Jak bardzo jest to wyrafinowana robota, jak koronkowe są akcje ludzi tego pokroju, przykładów mamy bardzo wiele. Wszak na paleniu ci fałszywi szermierze szczytnych idei nie poprzestali. A na zdrowiu, jako wartości najwyższej, jeżdżą niczym na łysej kobyle Kto ma jaszcze wątpliwości niechaj przypomni sobie ową akcje, niby na rzecz zdrowia, ma się rozumieć, przeciwko piciu nie przegotowanego mleka. Naiwni sądzili, że to faktycznie chodziło o to tylko, abyśmy pili mleko przegotowane. Ci jednak, którzy w porę zrozumieli, że najważniejsza jest zawsze odpowiedź na pytanie: Kto za taką akcją stoi, wnet pojęli, że stoją za nią właśnie przeciwnicy picia mleka. Najłatwiej wszak zniechęcić do picia tego płynu widokiem i smakiem kożuszka, którego nikt z nas, przynaglany za lat szczenięcych nie lubił. A czy widział ktoś kożuch taki na surowym mleku?
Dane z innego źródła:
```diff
@@ -394,19 +597,12 @@
     const int w = c ? width >> 1 : width;
     VVC_CHECK_ARG(src->p[c] && dst->p[c] && src->p[c] != dst->p[c] && src->stride[c] >= w && dst->stride[c] >= w && (dst->stride[c] & 3) == 0 &&
                   ((uintptr_t)dst->p[c] & 7) == 0, "alf_filter_picture: plane %d (dst needs stride %% 4 == 0 and 8-byte alignment)", c);
-    p.a[c] = AlfPlane{ src->p[c], dst->p[c], en[c], src->stride[c], dst->stride[c] };
+    alf_walk_plane(p.a[c], src->p[c], src->stride[c], dst->p[c], dst->stride[c], w, c ? height >> 1 : height, c ? ctu_size >> 1 : ctu_size, en[c]);
   }
   memcpy(p.luma.c, luma_coeff_host, sizeof(int16_t) * 25 * 13);
   memcpy(p.chroma, chroma_coeff_host, sizeof(int16_t) * 7);
-  p.cls = cls; p.w = width; p.h = height; p.ctu = ctu_size; p.clpMin = clp_min; p.clpMax = clp_max;
-  p.glx = cdiv(width, FW); p.nLuma = p.glx * cdiv(height, FH);
-  p.gcx = cdiv(width >> 1, FW); p.gcy = cdiv(height >> 1, FH);
-  const int total = p.nLuma + 2 * p.gcx * p.gcy;
-  p.total = total; p.xcd = vvc_xcd_on();
-  if (filter_type) hipLaunchKernelGGL(alf_filter_picture_kernel<true>, dim3(vvc_xcd_grid2(p.nLuma, total, p.xcd)), dim3(128), 0, (hipStream_t)stream, p);
-  else             hipLaunchKernelGGL(alf_filter_picture_kernel<false>, dim3(vvc_xcd_grid2(p.nLuma, total, p.xcd)), dim3(128), 0, (hipStream_t)stream, p);
-  VVC_LAUNCH_CHECK();
-  return VVCGPU_OK;
-}
-
-}
+  p.cls = cls;
+  return alf_walk_launch(p, filter_type, clp_min, clp_max, (hipStream_t)stream);
+}
+
+}
```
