template <bool WITH_COSTS, int SLC = 0, int SRC = 0, int SEC = 0, bool CG = false>
__global__ __launch_bounds__(ASW_MAX_THREADS, 3) void asw_aggregate_pipe_kernel(const AswArgs A)
{
    constexpr bool STATIC = SLC > 0;
    static_assert(!CG || STATIC, "compile-time geometry belongs to a static tile");
    constexpr int RX = ASW_RX;
    constexpr int NWR = asw_nwr(RX);
    extern __shared__ __attribute__((aligned(16))) char smem[];
    constexpr AswGeom SG = asw_pipe_geom_constexpr(AswPipeTile<SLC, SRC, SEC>::id);
    static_assert(!STATIC || (SG.SL == SLC && SG.SR == SRC && SG.Se == SEC), "the strides name the tile");
    const AswGeom &g = CG ? SG : A.g;
    float *const wL = reinterpret_cast<float *>(smem + g.off_wL);
    float *const wR = reinterpret_cast<float *>(smem + g.off_wR);
    unsigned char *const eT0 = reinterpret_cast<unsigned char *>(smem + g.off_e);
    float4 *const labL = reinterpret_cast<float4 *>(smem + g.off_labL);
    float4 *const labR = reinterpret_cast<float4 *>(smem + g.off_labR);
    uint32_t *const bgrL = reinterpret_cast<uint32_t *>(smem + g.off_bgrL);
    uint32_t *const bgrR = reinterpret_cast<uint32_t *>(smem + g.off_bgrR);
    u64 *const bestL = reinterpret_cast<u64 *>(smem + g.off_bestL);
    u64 *const bestR = reinterpret_cast<u64 *>(smem + g.off_bestR);
    float4 *const cenLab = reinterpret_cast<float4 *>(smem + g.off_cen);
    float *const proxS = reinterpret_cast<float *>(smem + g.off_prox);

    const int tid = threadIdx.x, nthr = blockDim.x;
    const int W = A.W, win = CG ? AswPipeTile<SLC, SRC, SEC>::id.win : A.win, p = CG ? AswPipeTile<SLC, SRC, SEC>::id.win / 2 : A.pad;
    const int Tx = g.Tx, Dc = g.Dc, nL = g.nL, nR = g.nR, nRc = g.nRc, SR = g.SR, Se = g.Se;
    const int JC = g.JC, NC = g.NC;
    int bx = blockIdx.x;
    if ((gridDim.x & 7) == 0) bx = (bx & 7) * (gridDim.x >> 3) + (bx >> 3);
    const int x0 = bx * Tx;
    const int y = asw_out_row(A, blockIdx.y);
    const int dlo = A.minD + blockIdx.z * Dc;
    const int dhi = dlo + Dc - 1;
    if (min(x0 + Tx - 1, W - 1) - dlo < 0) {
        if (A.disp)
            for (int k = threadIdx.x; k < Tx && x0 + k < W; k += blockDim.x)
                A.disp[(size_t)(y - A.row0) * W + x0 + k] = (int16_t)(x0 + k);
        return;
    }
    const int segL_lo = x0 - p, xrc_lo = x0 - dhi, segR_lo = xrc_lo - p;
    const int phase = g.dephase ? __builtin_amdgcn_readfirstlane((int)(threadIdx.x >> 8)) : 1;

    float accN[RX][ASW_RD], accS[RX][ASW_RD];
#pragma unroll
    for (int a = 0; a < RX; ++a)
#pragma unroll
        for (int b = 0; b < ASW_RD; ++b) { accN[a][b] = 0.f; accS[a][b] = 0.f; }

    for (int k = tid; k < Tx; k += nthr) bestL[k] = KEY_NONE;
    for (int k = tid; k <= nRc; k += nthr) bestR[k] = KEY_NONE;
    for (int c = tid; c < Tx + nRc; c += nthr) {
        const bool isL = c < Tx;
        const int ccol = isL ? x0 + c : xrc_lo + (c - Tx);
        float4 v = make_float4(0.f, 0.f, 0.f, 0.f);
        if ((unsigned)ccol < (unsigned)W) {
            const PixRec q = (isL ? A.recL : A.recR)[(size_t)y * W + ccol];
            v = make_float4(q.L, q.a, q.b, 1.f);
        }
        cenLab[c] = v;
    }

    const int i_lo = max(0, p - y), i_hi = min(win, A.H + p - y);

    auto stage_row = [&](int i) {
        int tids = threadIdx.x;
        asm volatile("" : "+v"(tids));
        const int buf = i & 1, r = y - p + i;
        for (int k = tids; k < win; k += nthr) proxS[buf * win + k] = A.prox[i * win + k];
        const PixRec *const rowL = A.recL + (size_t)r * W;
        const PixRec *const rowR = A.recR + (size_t)r * W;
        for (int k = tids; k < nL + nR; k += nthr) {
            const bool isL = k < nL;
            const int idx = isL ? k : k - nL;
            const int col = (isL ? segL_lo : segR_lo) + idx;
            PixRec v;
            v.L = SSAMD_PIPE_SENTINEL ? __builtin_inff() : 0.f;
            v.a = v.b = 0.f;
            v.bgrx = 0u;
            if ((unsigned)col < (unsigned)W) v = (isL ? rowL : rowR)[col];
            (isL ? labL + buf * nL : labR + buf * nR)[idx] = make_float4(v.L, v.a, v.b, 0.f);
            if (!A.evol) (isL ? bgrL + buf * nL : bgrR + buf * nR)[idx] = v.bgrx;
        }
    };
    auto build_e = [&](int i, int t_lo, int t_hi) {
        int tidb = threadIdx.x;
        asm volatile("" : "+v"(tidb));
        unsigned char *const eT = eT0 + (i & 1) * g.e_bytes;
        const uint32_t *const bgrLc = bgrL + (i & 1) * nL, *const bgrRc = bgrR + (i & 1) * nR;
        const int e_q = nthr / nL, e_r = nthr - e_q * nL;
        int t = t_lo + tidb;
        int sp = t / nL, ul = t - sp * nL;
        while (t < t_hi) {
            const uint32_t lp = bgrLc[ul];
            const uint32_t *const rp = bgrRc + (ul + (Dc - 1) - 8 * sp);
            uint32_t lo = 0, hi = 0;
#pragma unroll
            for (int k = 0; k < 4; ++k) {
                lo |= min(__builtin_amdgcn_sad_u8(lp, rp[-k], 0u), 40u) << (8 * k);
                hi |= min(__builtin_amdgcn_sad_u8(lp, rp[-4 - k], 0u), 40u) << (8 * k);
            }
            uint32_t *const dst = reinterpret_cast<uint32_t *>(eT + ul * Se) + 2 * sp;
            dst[0] = lo;
            if (2 * sp + 1 < g.DG) dst[1] = hi;
            t += nthr; ul += e_r; sp += e_q;
            if (ul >= nL) { ul -= nL; ++sp; }
        }
    };
    auto load_e = [&](int i) {
        int tidd = threadIdx.x;
        asm volatile("" : "+v"(tidd));
        const int r = y - p + i;
        const unsigned char *const src = A.evol + (((size_t)blockIdx.z * A.erows + (r - A.erow0)) * (size_t)A.evolW + x0) * Se;
        unsigned char *const dst = eT0 + (i & 1) * g.e_bytes;
        const int bytes = nL * Se, lane16 = (tidd & 63) * 16;
        for (int k = __builtin_amdgcn_readfirstlane(tidd >> 6) * 1024; k < bytes; k += (nthr >> 6) * 1024)
            if (k + lane16 < bytes)
                __builtin_amdgcn_global_load_lds((const void *)(src + k + lane16),
                                                 (__attribute__((address_space(3))) void *)(dst + k), 16, 0, 0);
    };
    auto build_weights = [&](int i, int jb, int je, int rb) {
        int tidw = threadIdx.x;
        asm volatile("" : "+v"(tidw));
        const float4 *const labLc = labL + (i & 1) * nL, *const labRc = labR + (i & 1) * nR;
        const float *const prow = proxS + (i & 1) * win;
        const int ncen = Tx + nRc;
        const int full = ncen / nthr * nthr, rest = ncen - full;
        int slen = je - jb, nseg = 1;
        if (rest > 0 && full > 0) {
            slen = max(ASW_WB, (je - jb + nthr / rest - 1) / (nthr / rest));
            slen = (slen + ASW_WB - 1) / ASW_WB * ASW_WB;
            nseg = (je - jb + slen - 1) / slen;
        }
        const int ntasks = full + rest * nseg;
        for (int t = tidw; t < ntasks; t += nthr) {
            int c = t, jb_t = jb, je_t = je;
            if (t >= full && nseg > 1) {
                const int q = t - full, sgm = q / rest;
                c = full + q - sgm * rest;
                jb_t = jb + sgm * slen;
                je_t = min(je, jb_t + slen);
            }
            const bool isL = c < Tx;
            const int cc = isL ? c : c - Tx;
            const float4 cen = cenLab[c];
            const float4 *const seg = (isL ? labLc : labRc) + cc;
            const int stride = isL ? g.SL : SR;
            float *const wout = (isL ? wL : wR) + cc + (rb - jb) * stride;
            const int col0 = (isL ? x0 : xrc_lo) + cc - p;
            const uint32_t cmask = cen.w != 0.f ? 0xffffffffu : 0u;
            int j = jb_t;
            const float4 *sp = seg + j;
            const float *pp = prow + j;
            float *wp = wout + j * stride;
            int col = col0 + j;
            const int stride4 = ASW_WB * stride;
            for (; j + ASW_WB <= je_t; j += ASW_WB, sp += ASW_WB, pp += ASW_WB, wp += stride4, col += ASW_WB) {
                float4 tp[ASW_WB];
                float pr[ASW_WB], wv[ASW_WB];
#pragma unroll
                for (int u = 0; u < ASW_WB; ++u) { tp[u] = sp[u]; pr[u] = pp[u]; }
#pragma unroll
                for (int u = 0; u < ASW_WB; ++u) {
                    asm volatile("" ::"v"(tp[u].w));
                    const float dL = tp[u].x - cen.x, da = tp[u].y - cen.y, db = tp[u].z - cen.z;
                    wv[u] = fmaf(db, db, fmaf(da, da, dL * dL));
                }
#pragma unroll
                for (int u = 0; u < ASW_WB; ++u) wv[u] = __builtin_amdgcn_sqrtf(wv[u]);
#pragma unroll
                for (int u = 0; u < ASW_WB; ++u) wv[u] = asw_weight_finish(wv[u], A.kC, pr[u]);
#pragma unroll
                for (int u = 0; u < ASW_WB; ++u) {
                    if constexpr (SSAMD_PIPE_SENTINEL) {
                        wp[u * stride] = wv[u];
                    } else {
                        const uint32_t m = (unsigned)(col + u) < (unsigned)W ? cmask : 0u;
                        wp[u * stride] = __uint_as_float(__float_as_uint(wv[u]) & m);
                    }
                }
            }
            if (j < je_t) {
                float4 tp[ASW_WB];
                float pr[ASW_WB], wv[ASW_WB];
#pragma unroll
                for (int u = 0; u < ASW_WB; ++u) {
                    const int jj = min(j + u, je_t - 1);
                    tp[u] = seg[jj];
                    pr[u] = prow[jj];
                }
#pragma unroll
                for (int u = 0; u < ASW_WB; ++u) {
                    asm volatile("" ::"v"(tp[u].w));
                    const float dL = tp[u].x - cen.x, da = tp[u].y - cen.y, db = tp[u].z - cen.z;
                    wv[u] = fmaf(db, db, fmaf(da, da, dL * dL));
                }
#pragma unroll
                for (int u = 0; u < ASW_WB; ++u) wv[u] = __builtin_amdgcn_sqrtf(wv[u]);
#pragma unroll
                for (int u = 0; u < ASW_WB; ++u) wv[u] = asw_weight_finish(wv[u], A.kC, pr[u]);
#pragma unroll
                for (int u = 0; u < ASW_WB; ++u) {
                    const int jj = min(j + u, je_t - 1);
                    if constexpr (SSAMD_PIPE_SENTINEL) {
                        wout[jj * stride] = wv[u];
                    } else {
                        const uint32_t m = (unsigned)(col0 + jj) < (unsigned)W ? cmask : 0u;
                        wout[jj * stride] = __uint_as_float(__float_as_uint(wv[u]) & m);
                    }
                }
            }
        }
    };
    auto chunk_end = [&](int c) { return c == NC - 1 ? win : (c + 1) * JC; };
    const int nE = nL * ((g.DG + 1) >> 1);
    auto build_next = [&](int i, int c, int cb) {
        const bool more_rows = i + 1 < i_hi;
#ifdef SSAMD_PIPE_BUILD_PRIO
        __builtin_amdgcn_s_setprio(SSAMD_PIPE_BUILD_PRIO);
#endif
#ifndef SSAMD_ABLATE_STAGE
        if (c == 0 && more_rows) stage_row(i + 1);
#endif
        if (c == 0 && more_rows && A.evol) load_e(i + 1);
#ifndef SSAMD_ABLATE_WEIGHTS
        if (c + 1 < NC) build_weights(i, (c + 1) * JC, chunk_end(c + 1), (cb ^ 1) * g.JCmax);
        else if (more_rows) build_weights(i + 1, 0, chunk_end(0), (cb ^ 1) * g.JCmax);
#endif
#ifndef SSAMD_ABLATE_E
        if (c >= 1 && more_rows && !A.evol) build_e(i + 1, (int)((long long)nE * (c - 1) / (NC - 1)), (int)((long long)nE * c / (NC - 1)));
#endif
#ifdef SSAMD_PIPE_BUILD_PRIO
        __builtin_amdgcn_s_setprio(0);
#endif
    };

    stage_row(i_lo);
    if (A.evol) load_e(i_lo);
    __syncthreads();
    if (!A.evol) build_e(i_lo, 0, nE);
    build_weights(i_lo, 0, chunk_end(0), 0);

    const int DGe = max(1, min(g.DG, (min(min(x0 + Tx, W) - 1, x0 + Tx - 1) - dlo) / ASW_RD + 1));
    const int nact = g.XG * DGe;
    int pk_xd;
    bool run;
    {
        const int tidm = threadIdx.x;
        int xg, dg;
#ifdef SSAMD_PIPE_PLAIN_LANES
        xg = tidm / DGe; dg = tidm - xg * DGe;
#else
        const int F = DGe >> 4, Lo = DGe & 15, nfull = g.XG * F;
        const int grp16 = tidm >> 4, r16 = tidm & 15;
        if (grp16 < nfull) {
            xg = grp16 / F;
            int gi = grp16 - xg * F;
            if (xg & 1) gi = F - 1 - gi;
            dg = 16 * gi + r16;
        } else {
            const int q = tidm - 16 * nfull;
            xg = Lo ? q / Lo : g.XG;
            dg = 16 * F + (Lo ? q - xg * Lo : 0);
        }
#endif
        pk_xd = xg | (dg << 16);
        const bool tile_live = tidm < nact && x0 + RX * xg < W && dlo + ASW_RD * dg <= A.maxD &&
                               x0 + RX * xg + RX - 1 - (dlo + ASW_RD * dg) >= 0;
        run = __builtin_amdgcn_ballot_w64(tile_live) != 0 && tidm < nact;
    }

    int cb = 0;
#pragma nounroll
    for (int i = i_lo; i < i_hi; ++i) {
        const unsigned char *const eT = eT0 + (i & 1) * g.e_bytes;
        AswRow ew[RX];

Oczywiście, że nie. Mleko przegotowane ma go jednak zawsze! Czyż jest więc skuteczniejsza metoda, bardziej wyrafinowana i bezkarna, jak właśnie w imię naszego zdrowia zalewać codzienność naszą mlekiem z kożuszkami i zniechęcać tym samym do jego picia?
Teraz z kolei podnoszą coraz śmielej głowy tak zwani obrońcy czystości środowiska. I znów naiwni pomyślą, że ludzie ci kierują się szlachetną ideą dbałości o nasze zdrowie. Kiedy jednak dokonać właściwego wyboru i zapytać o to kto za akcją ową stoi, widać będzie, jak na dłoni, że stoją tam ludzie wrogo do nas nastawieni, ci wszyscy, którzy chętnie widzieliby nasz kraj orany wołami, a nas samych żyjących w jaskiniach zamiast w pięknych, betonowych, wielkich i wysokich blokach. Ludziom tym o to tylko faktycznie chodzi, abyśmy przestali produkować, iść drogą postępu i rozwoju. Wszak nie masz produkcji bez dymu, pyłu i ścieków.
Podążamy trudną, wyboistą drogą pluralizmu myślowego. No i bardzo dobrze. Nie dajmy się jednak na tej drodze zwieść niewłaściwym wyborom, bądźmy zawsze czujni i gotowi, przygotowani do tego, aby ziarno skutecznie oddzielać od plew. Choćby i na plewach owych wypisywano wartości nam bliskie. I myślmy, cały czas myślmy: Kto za tym wszystkim stoi? Wszak jest to perspektywa myślowa z długą już u nas tradycją, po wielekroć sprawdzoną i jakże owocną.